> _Your assignment_:
Please return only the lines from the one holding "hsize = gp.hsize[level];" through the one holding "the level has", exactly as they appear in the records below, both ends included.

*** Opening Records supplied ***

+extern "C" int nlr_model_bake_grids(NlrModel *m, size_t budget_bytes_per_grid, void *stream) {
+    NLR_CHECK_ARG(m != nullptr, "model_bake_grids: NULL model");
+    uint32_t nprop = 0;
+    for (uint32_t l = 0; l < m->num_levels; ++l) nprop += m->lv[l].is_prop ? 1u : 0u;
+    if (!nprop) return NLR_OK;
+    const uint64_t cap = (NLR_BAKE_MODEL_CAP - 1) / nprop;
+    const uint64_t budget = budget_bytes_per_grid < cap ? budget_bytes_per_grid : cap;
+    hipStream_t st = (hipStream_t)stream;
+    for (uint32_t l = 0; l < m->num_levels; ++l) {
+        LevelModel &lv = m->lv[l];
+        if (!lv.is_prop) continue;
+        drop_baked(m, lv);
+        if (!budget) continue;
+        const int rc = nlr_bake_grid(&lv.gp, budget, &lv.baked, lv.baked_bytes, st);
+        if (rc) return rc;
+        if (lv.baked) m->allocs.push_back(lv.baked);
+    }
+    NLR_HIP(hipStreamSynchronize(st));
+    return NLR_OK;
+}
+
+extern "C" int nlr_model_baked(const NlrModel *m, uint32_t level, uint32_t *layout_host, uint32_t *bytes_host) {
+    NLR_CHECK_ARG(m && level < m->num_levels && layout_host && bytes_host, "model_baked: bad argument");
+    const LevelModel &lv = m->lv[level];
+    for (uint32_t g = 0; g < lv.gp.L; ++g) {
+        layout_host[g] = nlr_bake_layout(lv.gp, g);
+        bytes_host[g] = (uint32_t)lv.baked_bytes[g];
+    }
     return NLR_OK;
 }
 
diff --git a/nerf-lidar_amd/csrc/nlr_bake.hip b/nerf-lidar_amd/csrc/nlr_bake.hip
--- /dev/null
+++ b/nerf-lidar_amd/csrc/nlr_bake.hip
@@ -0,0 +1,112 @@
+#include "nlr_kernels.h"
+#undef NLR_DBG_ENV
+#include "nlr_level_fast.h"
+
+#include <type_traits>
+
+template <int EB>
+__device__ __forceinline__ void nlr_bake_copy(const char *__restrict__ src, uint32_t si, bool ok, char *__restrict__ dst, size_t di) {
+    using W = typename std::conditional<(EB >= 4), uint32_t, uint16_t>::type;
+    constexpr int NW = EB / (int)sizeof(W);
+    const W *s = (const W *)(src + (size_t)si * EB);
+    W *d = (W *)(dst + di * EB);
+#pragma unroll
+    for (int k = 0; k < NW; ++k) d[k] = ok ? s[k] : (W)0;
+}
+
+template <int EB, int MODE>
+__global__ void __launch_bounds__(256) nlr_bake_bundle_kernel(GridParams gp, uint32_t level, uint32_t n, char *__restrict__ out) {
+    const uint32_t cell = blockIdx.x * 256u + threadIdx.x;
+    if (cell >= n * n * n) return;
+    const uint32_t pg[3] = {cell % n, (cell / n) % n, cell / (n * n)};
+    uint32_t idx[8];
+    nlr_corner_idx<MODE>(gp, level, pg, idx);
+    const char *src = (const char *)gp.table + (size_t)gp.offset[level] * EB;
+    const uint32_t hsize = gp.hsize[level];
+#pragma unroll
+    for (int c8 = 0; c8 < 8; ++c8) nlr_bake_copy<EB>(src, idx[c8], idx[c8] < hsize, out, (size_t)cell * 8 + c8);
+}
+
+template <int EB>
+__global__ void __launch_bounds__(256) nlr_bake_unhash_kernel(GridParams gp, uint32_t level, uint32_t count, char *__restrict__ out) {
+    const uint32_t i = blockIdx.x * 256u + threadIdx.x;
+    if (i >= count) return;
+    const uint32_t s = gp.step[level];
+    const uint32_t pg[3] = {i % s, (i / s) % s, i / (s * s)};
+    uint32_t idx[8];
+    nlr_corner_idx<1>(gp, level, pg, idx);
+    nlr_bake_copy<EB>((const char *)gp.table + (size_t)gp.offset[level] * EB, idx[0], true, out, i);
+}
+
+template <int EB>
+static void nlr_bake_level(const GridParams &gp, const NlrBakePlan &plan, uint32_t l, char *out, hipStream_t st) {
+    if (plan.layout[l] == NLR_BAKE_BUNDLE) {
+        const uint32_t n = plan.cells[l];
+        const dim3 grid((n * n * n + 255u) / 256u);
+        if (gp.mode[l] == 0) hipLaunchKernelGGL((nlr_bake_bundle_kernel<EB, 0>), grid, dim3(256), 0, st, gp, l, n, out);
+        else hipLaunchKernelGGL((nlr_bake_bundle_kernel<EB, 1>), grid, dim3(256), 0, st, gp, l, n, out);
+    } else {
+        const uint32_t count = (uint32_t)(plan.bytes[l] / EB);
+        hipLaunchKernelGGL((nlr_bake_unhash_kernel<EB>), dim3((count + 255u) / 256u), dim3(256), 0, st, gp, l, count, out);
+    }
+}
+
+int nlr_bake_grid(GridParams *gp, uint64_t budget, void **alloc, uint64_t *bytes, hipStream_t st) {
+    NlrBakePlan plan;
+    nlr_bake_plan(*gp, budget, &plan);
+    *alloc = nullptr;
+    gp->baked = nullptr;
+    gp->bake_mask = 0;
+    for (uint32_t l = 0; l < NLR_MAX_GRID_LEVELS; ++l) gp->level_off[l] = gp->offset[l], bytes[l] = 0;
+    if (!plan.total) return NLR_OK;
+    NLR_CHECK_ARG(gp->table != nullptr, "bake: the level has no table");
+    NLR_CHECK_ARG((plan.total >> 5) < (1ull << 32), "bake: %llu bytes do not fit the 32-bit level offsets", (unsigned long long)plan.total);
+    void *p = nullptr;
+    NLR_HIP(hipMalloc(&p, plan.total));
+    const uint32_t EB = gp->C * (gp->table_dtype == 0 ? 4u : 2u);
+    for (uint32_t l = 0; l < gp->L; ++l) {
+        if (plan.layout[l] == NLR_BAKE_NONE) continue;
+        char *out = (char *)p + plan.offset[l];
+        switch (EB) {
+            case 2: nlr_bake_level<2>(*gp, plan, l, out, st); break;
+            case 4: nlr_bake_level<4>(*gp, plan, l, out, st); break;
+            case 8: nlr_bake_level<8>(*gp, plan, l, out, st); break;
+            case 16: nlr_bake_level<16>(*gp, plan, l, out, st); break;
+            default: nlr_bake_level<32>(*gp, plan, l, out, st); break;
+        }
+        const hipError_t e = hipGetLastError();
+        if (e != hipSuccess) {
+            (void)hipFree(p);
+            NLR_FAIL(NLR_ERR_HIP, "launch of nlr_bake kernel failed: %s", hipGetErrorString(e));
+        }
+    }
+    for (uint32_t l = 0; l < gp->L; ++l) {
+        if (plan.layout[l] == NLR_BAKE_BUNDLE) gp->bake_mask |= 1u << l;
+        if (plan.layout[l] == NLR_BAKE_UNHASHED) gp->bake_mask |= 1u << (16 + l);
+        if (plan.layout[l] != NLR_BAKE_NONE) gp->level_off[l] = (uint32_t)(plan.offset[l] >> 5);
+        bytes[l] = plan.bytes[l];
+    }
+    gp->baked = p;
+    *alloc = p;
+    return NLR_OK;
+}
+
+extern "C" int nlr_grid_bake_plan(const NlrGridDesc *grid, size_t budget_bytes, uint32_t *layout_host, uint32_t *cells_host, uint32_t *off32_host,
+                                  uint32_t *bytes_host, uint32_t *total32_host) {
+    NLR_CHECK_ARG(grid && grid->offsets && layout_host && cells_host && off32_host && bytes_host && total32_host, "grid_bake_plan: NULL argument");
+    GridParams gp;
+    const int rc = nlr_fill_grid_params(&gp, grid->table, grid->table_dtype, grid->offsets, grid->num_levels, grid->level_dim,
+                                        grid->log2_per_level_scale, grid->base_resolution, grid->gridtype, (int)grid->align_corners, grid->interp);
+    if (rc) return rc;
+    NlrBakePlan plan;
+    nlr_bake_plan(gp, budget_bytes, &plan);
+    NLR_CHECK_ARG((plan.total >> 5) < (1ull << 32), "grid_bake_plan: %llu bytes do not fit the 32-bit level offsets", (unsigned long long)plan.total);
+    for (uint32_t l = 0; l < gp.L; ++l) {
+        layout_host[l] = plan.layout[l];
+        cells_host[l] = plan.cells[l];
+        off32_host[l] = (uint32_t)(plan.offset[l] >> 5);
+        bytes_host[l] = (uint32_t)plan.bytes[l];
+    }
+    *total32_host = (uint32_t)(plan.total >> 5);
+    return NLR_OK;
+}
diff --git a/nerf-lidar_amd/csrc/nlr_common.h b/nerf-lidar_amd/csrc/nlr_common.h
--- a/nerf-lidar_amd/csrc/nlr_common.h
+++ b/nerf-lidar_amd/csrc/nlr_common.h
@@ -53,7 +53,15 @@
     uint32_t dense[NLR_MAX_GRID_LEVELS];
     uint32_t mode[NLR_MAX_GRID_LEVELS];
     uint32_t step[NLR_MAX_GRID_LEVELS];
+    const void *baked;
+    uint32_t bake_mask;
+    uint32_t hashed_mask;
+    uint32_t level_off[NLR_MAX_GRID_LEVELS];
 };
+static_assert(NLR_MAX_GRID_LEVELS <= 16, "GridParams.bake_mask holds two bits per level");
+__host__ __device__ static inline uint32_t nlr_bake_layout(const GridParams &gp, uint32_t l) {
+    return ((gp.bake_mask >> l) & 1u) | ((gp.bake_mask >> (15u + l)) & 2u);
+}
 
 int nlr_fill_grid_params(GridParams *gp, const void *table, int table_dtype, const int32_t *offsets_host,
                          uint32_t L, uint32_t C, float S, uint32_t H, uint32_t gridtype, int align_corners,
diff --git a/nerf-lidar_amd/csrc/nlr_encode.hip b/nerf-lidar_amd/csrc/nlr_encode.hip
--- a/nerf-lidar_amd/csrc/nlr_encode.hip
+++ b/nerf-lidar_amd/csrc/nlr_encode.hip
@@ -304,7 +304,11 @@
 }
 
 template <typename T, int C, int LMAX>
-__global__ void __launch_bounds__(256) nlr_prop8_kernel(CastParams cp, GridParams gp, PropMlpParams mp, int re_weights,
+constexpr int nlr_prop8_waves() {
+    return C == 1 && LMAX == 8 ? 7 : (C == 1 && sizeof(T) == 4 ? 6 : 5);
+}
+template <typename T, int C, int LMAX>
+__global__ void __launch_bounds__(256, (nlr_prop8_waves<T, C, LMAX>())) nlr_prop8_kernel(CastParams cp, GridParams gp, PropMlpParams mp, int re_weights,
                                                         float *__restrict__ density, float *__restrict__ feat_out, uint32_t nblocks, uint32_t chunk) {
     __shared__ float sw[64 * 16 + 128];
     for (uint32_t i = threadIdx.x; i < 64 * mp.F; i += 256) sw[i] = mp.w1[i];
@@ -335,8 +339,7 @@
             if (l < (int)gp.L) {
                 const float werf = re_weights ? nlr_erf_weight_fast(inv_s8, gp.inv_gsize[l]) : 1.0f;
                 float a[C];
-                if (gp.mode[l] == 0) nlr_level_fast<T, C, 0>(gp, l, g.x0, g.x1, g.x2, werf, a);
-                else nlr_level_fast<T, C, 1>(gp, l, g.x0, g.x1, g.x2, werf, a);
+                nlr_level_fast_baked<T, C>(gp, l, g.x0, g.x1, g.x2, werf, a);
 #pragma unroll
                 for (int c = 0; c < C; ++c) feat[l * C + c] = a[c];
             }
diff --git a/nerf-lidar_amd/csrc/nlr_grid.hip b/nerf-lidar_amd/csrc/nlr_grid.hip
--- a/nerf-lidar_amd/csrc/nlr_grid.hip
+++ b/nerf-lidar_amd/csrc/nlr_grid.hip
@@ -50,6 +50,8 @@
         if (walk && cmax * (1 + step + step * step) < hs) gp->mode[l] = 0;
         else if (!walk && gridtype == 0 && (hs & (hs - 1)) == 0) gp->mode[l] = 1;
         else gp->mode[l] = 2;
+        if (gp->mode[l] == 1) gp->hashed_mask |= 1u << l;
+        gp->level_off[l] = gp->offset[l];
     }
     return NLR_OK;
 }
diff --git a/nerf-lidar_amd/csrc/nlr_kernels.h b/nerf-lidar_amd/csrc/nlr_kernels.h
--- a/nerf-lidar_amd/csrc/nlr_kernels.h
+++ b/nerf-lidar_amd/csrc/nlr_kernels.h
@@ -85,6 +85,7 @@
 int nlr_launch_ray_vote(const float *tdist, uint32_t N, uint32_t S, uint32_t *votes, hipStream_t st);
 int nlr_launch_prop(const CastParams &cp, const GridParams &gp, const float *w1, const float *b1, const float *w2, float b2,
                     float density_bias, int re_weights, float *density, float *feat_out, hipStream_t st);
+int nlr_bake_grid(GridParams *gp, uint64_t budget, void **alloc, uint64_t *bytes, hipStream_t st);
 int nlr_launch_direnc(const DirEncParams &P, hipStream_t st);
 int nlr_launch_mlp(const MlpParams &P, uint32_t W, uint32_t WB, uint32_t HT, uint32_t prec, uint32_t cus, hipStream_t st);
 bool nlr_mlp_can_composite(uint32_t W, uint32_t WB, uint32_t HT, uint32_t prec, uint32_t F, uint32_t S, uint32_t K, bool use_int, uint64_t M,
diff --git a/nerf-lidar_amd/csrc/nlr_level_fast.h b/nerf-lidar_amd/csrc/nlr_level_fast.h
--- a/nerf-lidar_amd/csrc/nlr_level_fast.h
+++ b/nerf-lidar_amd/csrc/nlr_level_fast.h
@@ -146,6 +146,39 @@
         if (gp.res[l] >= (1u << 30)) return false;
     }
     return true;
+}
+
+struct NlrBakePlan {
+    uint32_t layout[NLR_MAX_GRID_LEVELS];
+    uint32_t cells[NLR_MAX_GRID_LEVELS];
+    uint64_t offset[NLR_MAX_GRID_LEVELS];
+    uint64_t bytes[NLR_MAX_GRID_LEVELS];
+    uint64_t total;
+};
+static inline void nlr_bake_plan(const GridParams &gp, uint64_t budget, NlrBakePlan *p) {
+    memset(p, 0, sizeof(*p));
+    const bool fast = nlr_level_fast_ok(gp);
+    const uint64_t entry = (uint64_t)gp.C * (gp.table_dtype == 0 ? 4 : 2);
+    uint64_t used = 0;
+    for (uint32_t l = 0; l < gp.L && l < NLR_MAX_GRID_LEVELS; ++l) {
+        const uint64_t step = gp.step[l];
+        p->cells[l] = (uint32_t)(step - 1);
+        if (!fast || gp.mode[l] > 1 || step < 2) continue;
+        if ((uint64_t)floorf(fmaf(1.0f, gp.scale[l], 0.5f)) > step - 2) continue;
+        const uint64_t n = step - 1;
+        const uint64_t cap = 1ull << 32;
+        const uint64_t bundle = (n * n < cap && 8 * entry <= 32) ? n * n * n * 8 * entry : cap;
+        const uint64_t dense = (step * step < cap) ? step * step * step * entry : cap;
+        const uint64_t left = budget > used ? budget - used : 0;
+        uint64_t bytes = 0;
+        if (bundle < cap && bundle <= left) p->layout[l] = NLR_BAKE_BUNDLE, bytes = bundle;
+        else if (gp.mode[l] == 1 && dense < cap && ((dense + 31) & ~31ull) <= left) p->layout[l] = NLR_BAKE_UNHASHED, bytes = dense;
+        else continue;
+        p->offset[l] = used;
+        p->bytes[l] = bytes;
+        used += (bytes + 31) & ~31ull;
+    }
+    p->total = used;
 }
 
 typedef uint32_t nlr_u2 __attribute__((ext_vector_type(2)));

*** Closing Records supplied ***

> _Written response_:
+    const uint32_t hsize = gp.hsize[level];
+#pragma unroll
+    for (int c8 = 0; c8 < 8; ++c8) nlr_bake_copy<EB>(src, idx[c8], idx[c8] < hsize, out, (size_t)cell * 8 + c8);
+}
+
+template <int EB>
+__global__ void __launch_bounds__(256) nlr_bake_unhash_kernel(GridParams gp, uint32_t level, uint32_t count, char *__restrict__ out) {
+    const uint32_t i = blockIdx.x * 256u + threadIdx.x;
+    if (i >= count) return;
+    const uint32_t s = gp.step[level];
+    const uint32_t pg[3] = {i % s, (i / s) % s, i / (s * s)};
+    uint32_t idx[8];
+    nlr_corner_idx<1>(gp, level, pg, idx);
+    nlr_bake_copy<EB>((const char *)gp.table + (size_t)gp.offset[level] * EB, idx[0], true, out, i);
+}
+
+template <int EB>
+static void nlr_bake_level(const GridParams &gp, const NlrBakePlan &plan, uint32_t l, char *out, hipStream_t st) {
+    if (plan.layout[l] == NLR_BAKE_BUNDLE) {
+        const uint32_t n = plan.cells[l];
+        const dim3 grid((n * n * n + 255u) / 256u);
+        if (gp.mode[l] == 0) hipLaunchKernelGGL((nlr_bake_bundle_kernel<EB, 0>), grid, dim3(256), 0, st, gp, l, n, out);
+        else hipLaunchKernelGGL((nlr_bake_bundle_kernel<EB, 1>), grid, dim3(256), 0, st, gp, l, n, out);
+    } else {
+        const uint32_t count = (uint32_t)(plan.bytes[l] / EB);
+        hipLaunchKernelGGL((nlr_bake_unhash_kernel<EB>), dim3((count + 255u) / 256u), dim3(256), 0, st, gp, l, count, out);
+    }
+}
+
+int nlr_bake_grid(GridParams *gp, uint64_t budget, void **alloc, uint64_t *bytes, hipStream_t st) {
+    NlrBakePlan plan;
+    nlr_bake_plan(*gp, budget, &plan);
+    *alloc = nullptr;
+    gp->baked = nullptr;
+    gp->bake_mask = 0;
+    for (uint32_t l = 0; l < NLR_MAX_GRID_LEVELS; ++l) gp->level_off[l] = gp->offset[l], bytes[l] = 0;
+    if (!plan.total) return NLR_OK;
+    NLR_CHECK_ARG(gp->table != nullptr, "bake: the level has no table");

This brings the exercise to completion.